Jul 18 2012
Achieving clear surgical margins is essential to the successful treatment of multivisceral resections in rectal cancer, a study confirms.
"The ability to obtain negative margins and perform sphincter-preserving surgery were the factors most strongly associated with favourable survival," say Philip Paty (Memorial Sloan-Kettering Cancer Center, New York, USA) and colleagues.
In the retrospective study, 4.6 times as many patients with R1 resection status, defined as a need for re-excision due to an involved margin, had local disease recurrence within 5 years compared with patients with no microscopic margin disease, or R0 status (69 vs 15%).
Patients without metastases were 2.2 times more likely to die within 5 years if their tumor was incompletely resected compared with those whose tumors were completely resected (25 vs 64%).
The study included 124 rectal cancer patients with en bloc resection of an adjacent organ or part of an adjacent organ. The 5-year overall survival rate for all patients was 53.3% and the 5-year local recurrence rate was 18.8%. The authors noted that in comparison to previous studies of standard rectal resection, there was a high prevalence of women in their sample (72.6%) and a low rate of sphincter preservation (37.9%).
Reporting in the British Journal of Surgery, they found that the only factor associated with local recurrence was the completeness of resection.
Meanwhile, in addition to tumor resection status, factors associated with improved 5-year survival were sphincter-preserving surgery, lower overall pathologic stage, lower pathologic tumor category, absence of nodal disease, absence of metastatic disease, and absence of lymphovascular invasion.
Only 47 patients underwent sphincter-preserving surgery, which the authors suggest is due to the size of the tumors involved. Of patients who did not have sphincter-preserving surgery, 56% died within five years. However, patients in whom sphincter-preserving surgery was successfully performed had a 53% decreased risk for death within 5 years in comparison.
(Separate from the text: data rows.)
@@ -304,6 +371,35 @@
 #pragma unroll
         for (int j = 1; j < 16; ++j) t += red[j][el];
         dw[i] = t;
+    }
+}
+
+template <typename CF>
+__device__ __forceinline__ void dc_tile_to_lds(const lds_char* dimg, char* dcbuf, const u32x4 (&wf)[CF::NBW][CF::KS2][3], int wave,
+                                               int u, int g) {
+    const lds_char* drow = dimg + u * CF::DS + g * 16;
+    Frag3 a0[CF::KS2], a1[CF::KS2];
+#pragma unroll
+    for (int ks = 0; ks < CF::KS2; ++ks) {
+        a0[ks] = read_rows(drow + ks * 64, CF::DPL);
+        a1[ks] = read_rows(drow + 16 * CF::DS + ks * 64, CF::DPL);
+    }
+    float* ob = reinterpret_cast<float*>(dcbuf) + (4 * g) * (CF::AS / 4) + u;
+#pragma unroll
+    for (int j = 0; j < CF::NBW; ++j) {
+        const int nb = min(wave + 4 * j, CF::NBC - 1);
+        f32x4 dc0 = {0.f, 0.f, 0.f, 0.f}, dc1 = {0.f, 0.f, 0.f, 0.f};
+#pragma unroll
+        for (int ks = 0; ks < CF::KS2; ++ks) {
+            const Frag3 b = frag_of(wf[j][ks]);
+            dc0 = mma6(a0[ks], b, dc0);
+            dc1 = mma6(a1[ks], b, dc1);
+        }
+#pragma unroll
+        for (int r = 0; r < 4; ++r) {
+            ob[r * (CF::AS / 4) + 16 * nb] = dc0[r];
+            ob[(16 + r) * (CF::AS / 4) + 16 * nb] = dc1[r];
+        }
     }
 }
 
@@ -389,32 +485,7 @@
         for (int it = 0; it < CF::NIT; ++it) dq[it] = rd[it];
         __syncthreads();
         prefetch(tile + 1);
-        {
-            const lds_char* drow = Lp + CF::AP + u * CF::DS + g * 16;
-            Frag3 a0[CF::KS2], a1[CF::KS2];
-#pragma unroll
-            for (int ks = 0; ks < CF::KS2; ++ks) {
-                a0[ks] = read_rows(drow + ks * 64, CF::DPL);
-                a1[ks] = read_rows(drow + 16 * CF::DS + ks * 64, CF::DPL);
-            }
-            float* ob = reinterpret_cast<float*>(dcbuf) + (4 * g) * (CF::AS / 4) + u;
-#pragma unroll
-            for (int j = 0; j < CF::NBW; ++j) {
-                const int nb = min(wave + 4 * j, CF::NBC - 1);
-                f32x4 dc0 = {0.f, 0.f, 0.f, 0.f}, dc1 = {0.f, 0.f, 0.f, 0.f};
-#pragma unroll
-                for (int ks = 0; ks < CF::KS2; ++ks) {
-                    const Frag3 b = frag_of(wf[j][ks]);
-                    dc0 = mma6(a0[ks], b, dc0);
-                    dc1 = mma6(a1[ks], b, dc1);
-                }
-#pragma unroll
-                for (int r = 0; r < 4; ++r) {
-                    ob[r * (CF::AS / 4) + 16 * nb] = dc0[r];
-                    ob[(16 + r) * (CF::AS / 4) + 16 * nb] = dc1[r];
-                }
-            }
-        }
+        dc_tile_to_lds<CF>(Lp + CF::AP, dcbuf, wf, wave, u, g);
         __syncthreads();
         {
             f32x4* ob4 = dz4 + tile * (R * CF::QT);
@@ -456,6 +527,164 @@
     for (int c = tid; c < CC; c += NTH) {
         atomic_add_f64(a.s1 + c0 + c, lacc[c]);
         atomic_add_f64(a.s2 + c0 + c, lacc[CC + c]);
+    }
+}
+
+template <int CE, int CO, int CC, bool MIX>
+__global__ __launch_bounds__(NTH, 2) void pj_bwd_c_kernel(PjArgs a) {
+    using CF = PjCfg<CE, CO, CC>;
+    extern __shared__ __attribute__((aligned(16))) char L[];
+    char* dcbuf = L;
+    char* dimg = L + CF::AP;
+    float* coef = reinterpret_cast<float*>(dimg + 3 * CF::DPL);
+    float* gate = coef + 4 * CC;
+    float* dpl = gate + CC;
+    float* tt = dpl + CC;
+    double* eacc = reinterpret_cast<double*>(tt + 2 * CC);
+    double* wsum = eacc + CC;
+    const lds_char* Lp = (const lds_char*)L;
+    const int tid = threadIdx.x, lane = tid & 63;
+    const int wave = __builtin_amdgcn_readfirstlane(tid >> 6);
+    const int u = lane & 15, g = lane >> 4;
+    const bool swish = a.act == 1;
+    const int chunk = blockIdx.x / a.gc, bb = blockIdx.x - chunk * a.gc;
+    const int c0 = chunk * CC;
+
+    if constexpr (CF::COP != CO) {
+        for (int i = tid; i < 3 * CF::DPL / 16; i += NTH) reinterpret_cast<u32x4*>(dimg)[i] = u32x4{0u, 0u, 0u, 0u};
+    }
+    for (int c = tid; c < CC; c += NTH) {
+        tt[c] = (float)a.bs1[c0 + c] * (float)a.inv_count;
+        tt[CC + c] = (float)a.bs2[c0 + c] * (float)a.inv_count;
+        if constexpr (MIX) eacc[c] = 0.0;
+    }
+
+    const f32x4* d4 = reinterpret_cast<const f32x4*>(a.d) + chunk * CF::Q;
+    const f32x4* f4 = MIX ? reinterpret_cast<const f32x4*>(a.diff) + chunk * CF::Q : nullptr;
+    const f32x4* dp4 = reinterpret_cast<const f32x4*>(a.dp);
+    f32x4* dd4 = reinterpret_cast<f32x4*>(a.dd) + chunk * CF::Q;
+    const long t0 = (long)bb * a.tiles / a.gc, t1 = (long)(bb + 1) * a.tiles / a.gc;
+    f32x4 rd[CF::NIT], rp[CF::NITP], rf[MIX ? CF::NIT : 1];
+    auto prefetch = [&](long tile_) {
+        const long tile = min(tile_, a.tiles - 1);
+        const f32x4* db = d4 + tile * (R * CF::QT);
+        const f32x4* fb = MIX ? f4 + tile * (R * CF::QT) : nullptr;
+#pragma unroll
+        for (int it = 0; it < CF::NIT; ++it) {
+            const int idx = tid + it * NTH;
+            const int row = idx / CF::Q, q = idx - row * CF::Q;
+            const int o = ((it + 1) * NTH <= R * CF::Q || idx < R * CF::Q) ? row * CF::QT + q : 0;
+            rd[it] = db[o];
+            if constexpr (MIX) rf[it] = fb[o];
+        }
+        const f32x4* pb = dp4 + tile * (R * CF::DQ);
+#pragma unroll
+        for (int it = 0; it < CF::NITP; ++it) {
+            const int idx = tid + it * NTH;
+            rp[it] = pb[((it + 1) * NTH <= R * CF::DQ || idx < R * CF::DQ) ? idx : 0];
+        }
+    };
+
+    prefetch(t0);
+    load_coef(a, coef, c0, CC, tid);
+    u32x4 wf[CF::NBW][CF::KS2][3];
+    load_wfrags<CE, CO, CF::NBC, CF::NBW, CF::KS2>(a.w, c0, wave, u, g, wf);
+    double acc = 0.0;
+    float en[MIX ? CF::NIT : 1][4];
+#pragma unroll
+    for (int it = 0; it < (MIX ? CF::NIT : 1); ++it)
+#pragma unroll
+        for (int k = 0; k < 4; ++k) en[it][k] = 0.f;
+    auto en_flush = [&]() {
+#pragma unroll
+        for (int it = 0; it < (MIX ? CF::NIT : 1); ++it) {
+            const int idx = tid + it * NTH;
+            if (idx < R * CF::Q) {
+                const int q = idx % CF::Q;
+#pragma unroll
+                for (int k = 0; k < 4; ++k) atomicAdd(&eacc[4 * q + k], (double)en[it][k] * 1.0001);
+            }
+#pragma unroll
+            for (int k = 0; k < 4; ++k) en[it][k] = 0.f;
+        }
+    };
+    int cur_n = -1;
+    const f32x4* c4 = reinterpret_cast<const f32x4*>(coef);
+    const f32x4* g4 = reinterpret_cast<const f32x4*>(gate);
+    const f32x4* p4 = reinterpret_cast<const f32x4*>(dpl);
+    const f32x4* t4 = reinterpret_cast<const f32x4*>(tt);
+    __syncthreads();
+    for (long tile = t0; tile < t1; ++tile) {
+        const int n = (int)(tile * R / a.HW);
+        if (n != cur_n) {
+            __syncthreads();
+            for (int c = tid; c < CC; c += NTH) {
+                gate[c] = ud_sigmoid_fast(a.s[(long)n * CE + c0 + c]);
+                dpl[c] = a.dpool[(long)n * CE + c0 + c] * a.inv_hw;
+            }
+            cur_n = n;
+        }
+#pragma unroll
+        for (int it = 0; it < CF::NITP; ++it) {
+            const int idx = tid + it * NTH;
+            const int row = idx / CF::DQ, q = idx - row * CF::DQ;
+            store_split4(dimg + row * CF::DS + q * 8, CF::DPL, rp[it]);
+        }
+        f32x4 dq[CF::NIT], fq[MIX ? CF::NIT : 1];
+#pragma unroll
+        for (int it = 0; it < CF::NIT; ++it) {
+            dq[it] = rd[it];
+            if constexpr (MIX) fq[it] = rf[it];
+        }
+        __syncthreads();
+        prefetch(tile + 1);
+        dc_tile_to_lds<CF>(Lp + CF::AP, dcbuf, wf, wave, u, g);
+        __syncthreads();
+        {
+            f32x4* ob4 = dd4 + tile * (R * CF::QT);
+#pragma unroll
+            for (int it = 0; it < CF::NIT; ++it) {
+                const int idx = tid + it * NTH;
+                const int row = idx / CF::Q, q = idx - row * CF::Q;
+                const bool ok = (it + 1) * NTH <= R * CF::Q || idx < R * CF::Q;
+                const f32x4 mu = c4[q], is = c4[CF::Q + q], ga = c4[2 * CF::Q + q], be = c4[3 * CF::Q + q], gt = g4[q], pl = p4[q];
+                const f32x4 ta = t4[q], tb = t4[CF::Q + q];
+                const f32x4 dc = *reinterpret_cast<const f32x4*>(dcbuf + row * CF::AS + q * 16);
+                f32x4 o;
+#pragma unroll
+                for (int k = 0; k < 4; ++k) {
+                    const float xh = (dq[it][k] - mu[k]) * is[k];
+                    const float dz = mul_rn(dc[k] * gt[k] + pl[k], act_grad_sel(ga[k] * xh + be[k], swish));
+                    const float ov = mul_rn(ga[k], is[k]) * __builtin_fmaf(-xh, tb[k], dz - ta[k]);
+                    o[k] = ok ? ov : 0.f;
+                    if constexpr (MIX) {
+                        acc += (double)o[k] * (double)fq[it][k];
+                        en[it][k] += o[k] * o[k];
+                    }
+                }
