PAIR_CODES = ('converged', 'max_iter', 'no_step', 'singular', 'too_few')


def pairadjust(pt_start, x1, x2, P2, X, use=None, w1=None, w2=None, front_dir=-1, max_iter=20, conv_tol=1e-6, min_angle=0.0,
               residuals=False, device=0):
    lib = load()
    ps = np.ascontiguousarray(pt_start, np.int64)
    n = len(ps) - 1
    x1, x2, X = np.asarray(x1, float), np.asarray(x2, float), np.asarray(X, float)
    P2 = np.asarray(P2, float).reshape(-1, 3, 4)
    if n < 0 or x1.ndim != 2 or x1.shape[0] != 2 or x1.shape != x2.shape or x1.shape[1] != ps[-1] or X.shape != (3, x1.shape[1]) \
            or P2.shape[0] != n:
        raise ValueError('pairadjust: x1 and x2 must be 2-by-total, X 3-by-total, total the end of the last range, and P2 one 3-by-4 per pair')
    total = x1.shape[1]
    a, b = _f64(x1), _f64(x2)
    wt = [None if w is None else _f64(np.broadcast_to(np.asarray(w, float), (2, total))) for w in (w1, w2)]
    u = None if use is None else np.ascontiguousarray(np.broadcast_to(np.asarray(use, bool), (total,))).view(np.uint8)
    P = np.ascontiguousarray(P2.transpose(0, 2, 1)).reshape(-1).copy()
    P = np.concatenate([P, np.zeros(12)]) if n == 0 else P
    Xf = X.flatten('F')
    Xf = np.zeros(3) if total == 0 else Xf
    used, ds, ist, Q = np.zeros(max(total, 1), np.uint8), np.zeros(4 * max(n, 1)), np.zeros(4 * max(n, 1), np.int32), np.zeros(36 * max(n, 1))
    res = np.zeros(4 * max(total, 1)) if residuals else None
    opt = PairOptions(int(max_iter), float(conv_tol), float(min_angle))
    check(lib.dbat_hip_pairadjust(int(device), n, ps.ctypes.data_as(C.POINTER(C.c_int64)), dptr(a), dptr(b),
                                  None if u is None else u.ctypes.data_as(_bp), dptr(wt[0]), dptr(wt[1]), int(front_dir), C.byref(opt),
                                  dptr(P), dptr(Xf), used.ctypes.data_as(_bp), dptr(ds), ist.ctypes.data_as(_ip), dptr(Q), dptr(res)))
    ds, ist = ds[:4 * n].reshape(n, 4), ist[:4 * n].reshape(n, 4)
    return dict(P2=P[:12 * n].reshape(n, 4, 3).transpose(0, 2, 1), X=Xf[:3 * total].reshape(3, total, order='F'), used=used[:total].astype(bool),
                f0=ds[:, 0].copy(), f=ds[:, 1].copy(), sigma0=ds[:, 2].copy(), lam=ds[:, 3].copy(), code=ist[:, 0].copy(),
                iters=ist[:, 1].copy(), trials=ist[:, 2].copy(), n_used=ist[:, 3].copy(), Q=Q[:36 * n].reshape(n, 6, 6).transpose(0, 2, 1),
                res=None if res is None else res[:4 * total].reshape(total, 2, 2).transpose(1, 2, 0))


def pairadjust_timing(on=True):
    check(load().dbat_hip_debug_pairadjust_timing(int(bool(on))))


def pairadjust_ms():
    ms = np.zeros(1)
    check(load().dbat_hip_debug_pairadjust_ms(dptr(ms)))
    return float(ms[0])


def rigidalign(X, Y, scale=False, use=None, resid=False, device=0):
    lib = load()
    X, Y = np.asarray(X, float), np.asarray(Y, float)
    if X.ndim != 2 or X.shape[0] != 3 or X.shape != Y.shape:
        raise ValueError('rigidalign: X and Y must both be 3-by-n')
    n = X.shape[1]
    Xf, Yf = _f64(X), _f64(Y)
    u = None
    if use is not None:
        u = np.ascontiguousarray(np.asarray(use, bool).ravel()).view(np.uint8)
        if u.shape[0] != n:
            raise ValueError('rigidalign: use must have one entry per column')
    T, st = np.zeros(16), np.zeros(4)
    r = np.empty(3 * n) if resid else None
    check(lib.dbat_hip_rigidalign(int(device), n, dptr(Xf), dptr(Yf), None if u is None else u.ctypes.data_as(_bp),
                                  int(bool(scale)), dptr(T), dptr(st), dptr(r)))
    return (T.reshape(4, 4, order='F'), dict(alpha=float(st[0]), rms=float(st[1]), used=int(st[2]), sv_ratio=float(st[3])),
            None if r is None else r.reshape(3, n, order='F'))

The authors also say that their study highlights a potential survival advantage for patients who respond well to neoadjuvant therapy. They found that, in the 100 patients who received neoadjuvant therapy, those with a tumor categorized T3-4 were at a 2.5 times greater risk for death within 5 years than those with tumor categorized as T0-2; however, this did not reach statistical significance.
This supports similar findings in standard rectal resection, although the authors stress that their small, retrospective study limits interpretation.
However, they conclude: "The data support the use of neoadjuvant treatment to downstage these large, locally advanced primary tumours and facilitate R0 resection."